- _Task item_
Repeat the data below word for word.

- _Material for this task_
- Opening Delimiter -

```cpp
static_assert(QAGNN_HOP_AM_DH1 == QAGNN_HOP_AM_DOUT + 1 && QAGNN_HOP_AM_DKMQ == QAGNN_HOP_AM_DOUT + 2, "the backward's words are three in a row");
__global__ void k_zero_bwd_words(uint32_t* __restrict__ amax, int k) {
  for (int i = threadIdx.x; i < 3 * k; i += blockDim.x) amax[(i / 3) * QAGNN_HOP_AMAX_WORDS + QAGNN_HOP_AM_DOUT + i % 3] = 0u;
}
static int zero_bwd_words(const qagnn_hop_args* hops, int k, hipStream_t main) {
  bool all = true, any = false, one_array = true;
  for (int l = 0; l < k; ++l) {
    const bool h2 = hop_amax_stack(hops, k, l).on && hop_stat_width(hops[l].DP);
    all = all && h2;
    any = any || h2;
    one_array = one_array && hops[l].amax != nullptr && hops[l].amax == hops[0].amax + (int64_t)l * QAGNN_HOP_AMAX_WORDS;
  }
  if (!any) return QAGNN_OK;
  if (all && one_array) {
    k_zero_bwd_words<<<1, 64, 0, main>>>(hops[0].amax, k);
    QAGNN_LAUNCH_CHECK("k_zero_bwd_words");
    return QAGNN_OK;
  }
  for (int l = 0; l < k; ++l)
    if (hop_amax_stack(hops, k, l).on && hop_stat_width(hops[l].DP))
      HOP_TRY(qagnn_zero_words(hops[l].amax + QAGNN_HOP_AM_DOUT, 3, (qagnn_stream_t)main));
  return QAGNN_OK;
}

static int stack_bwd_impl(const qagnn_hop_args* hops, int k, hipStream_t main) {
  for (int l = 0; l < k; ++l) HOP_TRY(check_hop(&hops[l], k > 1 ? "stack_bwd" : "hop_bwd", true));
  HOP_TRY(zero_bwd_words(hops, k, main));
  SideSync ss;
  HOP_TRY(side_sync_init(&ss, main, (hipStream_t)hops[k - 1].side_stream));
  hipEvent_t done[2] = {nullptr, nullptr};
  int rc = QAGNN_OK;
  for (int it = 0, l = k - 1; l >= 0 && rc == QAGNN_OK; --l, ++it) {
    const int set = it & 1;
    if (ss.side && done[set]) {
      hipError_t he = hipStreamWaitEvent(ss.main, done[set], 0);
      if (he != hipSuccess) { set_error("stack_bwd: hipStreamWaitEvent failed: %s", hipGetErrorString(he)); rc = QAGNN_EHIP; break; }
    }
    rc = hop_bwd_one(&hops[l], hop_amax_stack(hops, k, l), &ss, set, &done[set]);
  }
  if (ss.side) {
    hipEvent_t ev = ss.take();
    hipError_t he = hipEventRecord(ev, ss.side);
    if (he == hipSuccess) he = hipStreamWaitEvent(ss.main, ev, 0);
    if (he != hipSuccess && rc == QAGNN_OK) { set_error("stack_bwd: joining the weight-gradient stream failed: %s", hipGetErrorString(he)); rc = QAGNN_EHIP; }
  }
  return rc;
}

}

extern "C" int qagnn_hop_bwd_f32(const qagnn_hop_args* h, qagnn_stream_t stream) {
  QAGNN_REQUIRE(h, QAGNN_EINVAL, "hop_bwd: null argument block");
  return stack_bwd_impl(h, 1, (hipStream_t)stream);
}

static int stack_fwd_impl(const qagnn_hop_args* hops, int32_t k, bool infer, qagnn_stream_t stream) {
  bool any = false, one_array = true;
  for (int l = 0; l < k; ++l) {
    any = any || hop_h2(&hops[l], infer);
    one_array = one_array && hops[l].amax != nullptr && hops[l].amax == hops[0].amax + (int64_t)l * QAGNN_HOP_AMAX_WORDS;
  }
  if (any && one_array) HOP_TRY(qagnn_zero_words(hops[0].amax, (int64_t)k * QAGNN_HOP_AMAX_WORDS, stream));
  for (int l = 0; l < k; ++l) {
    const HopAmax am = hop_amax_stack(hops, k, l, infer);
    if (am.on && !one_array) HOP_TRY(qagnn_zero_words(hops[l].amax, QAGNN_HOP_AMAX_WORDS, stream));
    HOP_TRY(hop_fwd_one(&hops[l], am, am.on && am.x != hops[l].amax + QAGNN_HOP_AM_X, am.on && am.s != hops[l].amax + QAGNN_HOP_AM_S, stream));
  }
  return QAGNN_OK;
}

extern "C" int qagnn_stack_fwd_f32(const qagnn_hop_args* hops, int32_t k, qagnn_stream_t stream) {
  QAGNN_REQUIRE(hops && k > 0, QAGNN_EINVAL, "stack_fwd: no hops");
  for (int l = 0; l < k; ++l) HOP_TRY(check_hop(&hops[l], "stack_fwd"));
  return stack_fwd_impl(hops, k, false, stream);
}

extern "C" int qagnn_stack_infer_f32(const qagnn_hop_args* hops, int32_t k, qagnn_stream_t stream) {
  QAGNN_REQUIRE(hops && k > 0, QAGNN_EINVAL, "stack_infer: no hops");
  for (int l = 0; l < k; ++l) {
    const qagnn_hop_args* h = &hops[l];
    HOP_TRY(check_hop(h, "stack_infer"));
    QAGNN_REQUIRE(!h->batch_stats && h->run_mean_p && h->run_var_p, QAGNN_EINVAL, "stack_infer: hop %d asks for batch statistics", l);
    QAGNN_REQUIRE(!h->run_mean && !h->run_var && !h->num_batches_tracked, QAGNN_EINVAL, "stack_infer: hop %d would update running statistics", l);
    QAGNN_REQUIRE(h->p_drop == 0.f, QAGNN_EINVAL, "stack_infer: hop %d has dropout p=%f", l, h->p_drop);
    const int64_t row = (int64_t)h->N * h->DP * 4, edges = (int64_t)h->g->Ep * 16;
    const struct { const void* p; int64_t bytes; } wr[] = {{h->KMQ, 3 * row}, {h->a, edges}, {h->alpha, edges}, {h->aggr, row}, {h->h1, row},
                                                           {h->out, row}, {h->stats, (int64_t)5 * h->DP * 4}, {h->apply_act ? h->y : nullptr, row}};
    const struct { const void* p; int64_t bytes; } rd[] = {{h->X, row}, {h->SP > 0 ? h->S : nullptr, (int64_t)h->N * h->SP * 4}};
    for (const auto& w : wr)
      for (const auto& r : rd) {
        const char* const wp = (const char*)w.p, *const rp = (const char*)r.p;
        QAGNN_REQUIRE(!wp || !rp || wp + w.bytes <= rp || rp + r.bytes <= wp, QAGNN_EINVAL,
                      "stack_infer: hop %d writes into one of its own inputs (y over X, or X / S inside its result buffers)", l);
      }
    QAGNN_REQUIRE(qagnn_bn_relu_absmax_scratch_elems(h->N, h->DP) <= HopFwdWs::layout(h->N, h->g->Ep, h->DP, h->SP, 0, nullptr).ampart_elems, QAGNN_EINVAL,
                  "stack_infer: the partial maxima of bn_relu_absmax do not fit the hop workspace");
  }
  return stack_fwd_impl(hops, k, true, stream);
}

extern "C" int qagnn_stack_bwd_f32(const qagnn_hop_args* hops, int32_t k, qagnn_stream_t stream) {
  QAGNN_REQUIRE(hops && k > 0, QAGNN_EINVAL, "stack_bwd: no hops");
  return stack_bwd_impl(hops, k, (hipStream_t)stream);
}
```

Before: 45060 QA-subgraphs/s.

## Defer per-layer class and db1 column reductions to one batched launch after stack backward

The per-relation-class reduction of dEkEm and the final db1 column reduction for each GAT layer are no longer launched inside each hop's backward. Partials for every layer now go into a stacked deferral workspace and are reduced once, after all hops finish, by layer-batched kernels. The class reduce also gains a live-class list built at graph prep, so empty classes are skipped, and the amax fold moves into k_edge_bwd_cls. The aim is fewer small serial launches on the critical backward path, at the cost of extra workspace per layer and more ABI surface.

- Closing Delimiter -

- _Your solution_
```cpp
static_assert(QAGNN_HOP_AM_DH1 == QAGNN_HOP_AM_DOUT + 1 && QAGNN_HOP_AM_DKMQ == QAGNN_HOP_AM_DOUT + 2, "the backward's words are three in a row");
__global__ void k_zero_bwd_words(uint32_t* __restrict__ amax, int k) {
  for (int i = threadIdx.x; i < 3 * k; i += blockDim.x) amax[(i / 3) * QAGNN_HOP_AMAX_WORDS + QAGNN_HOP_AM_DOUT + i % 3] = 0u;
}
static int zero_bwd_words(const qagnn_hop_args* hops, int k, hipStream_t main) {
  bool all = true, any = false, one_array = true;
  for (int l = 0; l < k; ++l) {
    const bool h2 = hop_amax_stack(hops, k, l).on && hop_stat_width(hops[l].DP);
    all = all && h2;
    any = any || h2;
    one_array = one_array && hops[l].amax != nullptr && hops[l].amax == hops[0].amax + (int64_t)l * QAGNN_HOP_AMAX_WORDS;
  }
  if (!any) return QAGNN_OK;
  if (all && one_array) {
    k_zero_bwd_words<<<1, 64, 0, main>>>(hops[0].amax, k);
    QAGNN_LAUNCH_CHECK("k_zero_bwd_words");
    return QAGNN_OK;
  }
  for (int l = 0; l < k; ++l)
    if (hop_amax_stack(hops, k, l).on && hop_stat_width(hops[l].DP))
      HOP_TRY(qagnn_zero_words(hops[l].amax + QAGNN_HOP_AM_DOUT, 3, (qagnn_stream_t)main));
  return QAGNN_OK;
}

static int stack_bwd_impl(const qagnn_hop_args* hops, int k, hipStream_t main) {
  for (int l = 0; l < k; ++l) HOP_TRY(check_hop(&hops[l], k > 1 ? "stack_bwd" : "hop_bwd", true));
  HOP_TRY(zero_bwd_words(hops, k, main));
  SideSync ss;
  HOP_TRY(side_sync_init(&ss, main, (hipStream_t)hops[k - 1].side_stream));
  hipEvent_t done[2] = {nullptr, nullptr};
  int rc = QAGNN_OK;
  for (int it = 0, l = k - 1; l >= 0 && rc == QAGNN_OK; --l, ++it) {
    const int set = it & 1;
    if (ss.side && done[set]) {
      hipError_t he = hipStreamWaitEvent(ss.main, done[set], 0);
      if (he != hipSuccess) { set_error("stack_bwd: hipStreamWaitEvent failed: %s", hipGetErrorString(he)); rc = QAGNN_EHIP; break; }
    }
    rc = hop_bwd_one(&hops[l], hop_amax_stack(hops, k, l), &ss, set, &done[set]);
  }
  if (ss.side) {
    hipEvent_t ev = ss.take();
    hipError_t he = hipEventRecord(ev, ss.side);
    if (he == hipSuccess) he = hipStreamWaitEvent(ss.main, ev, 0);
    if (he != hipSuccess && rc == QAGNN_OK) { set_error("stack_bwd: joining the weight-gradient stream failed: %s", hipGetErrorString(he)); rc = QAGNN_EHIP; }
  }
  return rc;
}

}

extern "C" int qagnn_hop_bwd_f32(const qagnn_hop_args* h, qagnn_stream_t stream) {
  QAGNN_REQUIRE(h, QAGNN_EINVAL, "hop_bwd: null argument block");
  return stack_bwd_impl(h, 1, (hipStream_t)stream);
}

static int stack_fwd_impl(const qagnn_hop_args* hops, int32_t k, bool infer, qagnn_stream_t stream) {
  bool any = false, one_array = true;
  for (int l = 0; l < k; ++l) {
    any = any || hop_h2(&hops[l], infer);
    one_array = one_array && hops[l].amax != nullptr && hops[l].amax == hops[0].amax + (int64_t)l * QAGNN_HOP_AMAX_WORDS;
  }
  if (any && one_array) HOP_TRY(qagnn_zero_words(hops[0].amax, (int64_t)k * QAGNN_HOP_AMAX_WORDS, stream));
  for (int l = 0; l < k; ++l) {
    const HopAmax am = hop_amax_stack(hops, k, l, infer);
    if (am.on && !one_array) HOP_TRY(qagnn_zero_words(hops[l].amax, QAGNN_HOP_AMAX_WORDS, stream));
    HOP_TRY(hop_fwd_one(&hops[l], am, am.on && am.x != hops[l].amax + QAGNN_HOP_AM_X, am.on && am.s != hops[l].amax + QAGNN_HOP_AM_S, stream));
  }
  return QAGNN_OK;
}

extern "C" int qagnn_stack_fwd_f32(const qagnn_hop_args* hops, int32_t k, qagnn_stream_t stream) {
  QAGNN_REQUIRE(hops && k > 0, QAGNN_EINVAL, "stack_fwd: no hops");
  for (int l = 0; l < k; ++l) HOP_TRY(check_hop(&hops[l], "stack_fwd"));
  return stack_fwd_impl(hops, k, false, stream);
}

extern "C" int qagnn_stack_infer_f32(const qagnn_hop_args* hops, int32_t k, qagnn_stream_t stream) {
  QAGNN_REQUIRE(hops && k > 0, QAGNN_EINVAL, "stack_infer: no hops");
  for (int l = 0; l < k; ++l) {
    const qagnn_hop_args* h = &hops[l];
    HOP_TRY(check_hop(h, "stack_infer"));
    QAGNN_REQUIRE(!h->batch_stats && h->run_mean_p && h->run_var_p, QAGNN_EINVAL, "stack_infer: hop %d asks for batch statistics", l);
    QAGNN_REQUIRE(!h->run_mean && !h->run_var && !h->num_batches_tracked, QAGNN_EINVAL, "stack_infer: hop %d would update running statistics", l);
    QAGNN_REQUIRE(h->p_drop == 0.f, QAGNN_EINVAL, "stack_infer: hop %d has dropout p=%f", l, h->p_drop);
    const int64_t row = (int64_t)h->N * h->DP * 4, edges = (int64_t)h->g->Ep * 16;
    const struct { const void* p; int64_t bytes; } wr[] = {{h->KMQ, 3 * row}, {h->a, edges}, {h->alpha, edges}, {h->aggr, row}, {h->h1, row},
                                                           {h->out, row}, {h->stats, (int64_t)5 * h->DP * 4}, {h->apply_act ? h->y : nullptr, row}};
    const struct { const void* p; int64_t bytes; } rd[] = {{h->X, row}, {h->SP > 0 ? h->S : nullptr, (int64_t)h->N * h->SP * 4}};
    for (const auto& w : wr)
      for (const auto& r : rd) {
        const char* const wp = (const char*)w.p, *const rp = (const char*)r.p;
        QAGNN_REQUIRE(!wp || !rp || wp + w.bytes <= rp || rp + r.bytes <= wp, QAGNN_EINVAL,
                      "stack_infer: hop %d writes into one of its own inputs (y over X, or X / S inside its result buffers)", l);
      }
    QAGNN_REQUIRE(qagnn_bn_relu_absmax_scratch_elems(h->N, h->DP) <= HopFwdWs::layout(h->N, h->g->Ep, h->DP, h->SP, 0, nullptr).ampart_elems, QAGNN_EINVAL,
                  "stack_infer: the partial maxima of bn_relu_absmax do not fit the hop workspace");
  }
  return stack_fwd_impl(hops, k, true, stream);
}

extern "C" int qagnn_stack_bwd_f32(const qagnn_hop_args* hops, int32_t k, qagnn_stream_t stream) {
  QAGNN_REQUIRE(hops && k > 0, QAGNN_EINVAL, "stack_bwd: no hops");
  return stack_bwd_impl(hops, k, (hipStream_t)stream);
}
```

Before: 45060 QA-subgraphs/s.

## Defer per-layer class and db1 column reductions to one batched launch after stack backward

The per-relation-class reduction of dEkEm and the final db1 column reduction for each GAT layer are no longer launched inside each hop's backward. Partials for every layer now go into a stacked deferral workspace and are reduced once, after all hops finish, by layer-batched kernels. The class reduce also gains a live-class list built at graph prep, so empty classes are skipped, and the amax fold moves into k_edge_bwd_cls. The aim is fewer small serial launches on the critical backward path, at the cost of extra workspace per layer and more ABI surface.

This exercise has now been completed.